What you will do:
Check each line of the material below for "return" and copy those where it appears.

Data to process:
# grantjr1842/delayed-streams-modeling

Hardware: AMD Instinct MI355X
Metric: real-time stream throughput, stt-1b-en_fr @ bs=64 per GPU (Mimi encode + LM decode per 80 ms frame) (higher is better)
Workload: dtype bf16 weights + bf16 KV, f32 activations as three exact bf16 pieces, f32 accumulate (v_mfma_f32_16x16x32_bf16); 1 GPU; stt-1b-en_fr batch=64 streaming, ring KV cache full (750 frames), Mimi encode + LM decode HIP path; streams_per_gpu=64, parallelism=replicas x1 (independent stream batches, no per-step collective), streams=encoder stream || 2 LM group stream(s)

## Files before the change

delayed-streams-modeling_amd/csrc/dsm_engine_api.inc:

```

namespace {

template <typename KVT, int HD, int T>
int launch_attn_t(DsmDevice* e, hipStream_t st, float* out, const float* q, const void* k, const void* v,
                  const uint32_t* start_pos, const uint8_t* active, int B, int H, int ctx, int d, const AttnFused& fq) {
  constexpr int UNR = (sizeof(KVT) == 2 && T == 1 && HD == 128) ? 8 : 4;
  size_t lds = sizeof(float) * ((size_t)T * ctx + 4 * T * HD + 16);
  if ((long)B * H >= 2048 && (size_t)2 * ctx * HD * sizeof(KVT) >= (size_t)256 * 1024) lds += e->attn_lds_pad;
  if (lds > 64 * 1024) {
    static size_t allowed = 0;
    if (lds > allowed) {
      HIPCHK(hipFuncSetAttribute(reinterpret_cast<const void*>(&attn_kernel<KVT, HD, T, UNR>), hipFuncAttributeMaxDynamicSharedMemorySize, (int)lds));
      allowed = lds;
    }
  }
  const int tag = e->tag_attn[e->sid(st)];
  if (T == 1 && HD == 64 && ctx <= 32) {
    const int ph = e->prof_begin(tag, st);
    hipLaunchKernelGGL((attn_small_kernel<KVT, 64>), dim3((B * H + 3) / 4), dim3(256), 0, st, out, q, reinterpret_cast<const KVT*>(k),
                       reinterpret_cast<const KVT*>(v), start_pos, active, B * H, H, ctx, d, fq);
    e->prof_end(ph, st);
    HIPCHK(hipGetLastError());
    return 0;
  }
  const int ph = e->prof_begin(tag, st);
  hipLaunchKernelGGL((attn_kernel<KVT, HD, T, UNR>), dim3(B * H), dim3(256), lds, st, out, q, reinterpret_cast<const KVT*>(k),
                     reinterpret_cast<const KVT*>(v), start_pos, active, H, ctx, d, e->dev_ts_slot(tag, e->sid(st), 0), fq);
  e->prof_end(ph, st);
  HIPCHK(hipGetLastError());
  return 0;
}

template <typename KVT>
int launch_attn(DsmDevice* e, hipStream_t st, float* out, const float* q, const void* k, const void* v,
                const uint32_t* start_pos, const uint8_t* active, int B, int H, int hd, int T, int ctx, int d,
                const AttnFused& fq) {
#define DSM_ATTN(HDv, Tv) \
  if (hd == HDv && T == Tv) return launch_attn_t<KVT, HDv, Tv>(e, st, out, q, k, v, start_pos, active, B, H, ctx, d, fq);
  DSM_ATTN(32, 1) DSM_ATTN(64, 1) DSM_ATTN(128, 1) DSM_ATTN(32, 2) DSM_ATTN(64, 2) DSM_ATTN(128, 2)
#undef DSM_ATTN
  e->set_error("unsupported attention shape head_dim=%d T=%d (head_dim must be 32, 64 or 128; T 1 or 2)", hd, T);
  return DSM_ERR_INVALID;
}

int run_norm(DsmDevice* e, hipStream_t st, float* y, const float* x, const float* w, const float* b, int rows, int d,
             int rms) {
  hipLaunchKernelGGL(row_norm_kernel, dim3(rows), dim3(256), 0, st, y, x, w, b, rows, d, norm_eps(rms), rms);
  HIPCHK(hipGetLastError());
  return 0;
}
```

Answer space:
    return 0;
  return 0;
  if (hd == HDv && T == Tv) return launch_attn_t<KVT, HDv, Tv>(e, st, out, q, k, v, start_pos, active, B, H, ctx, d, fq);
  return DSM_ERR_INVALID;
  return 0;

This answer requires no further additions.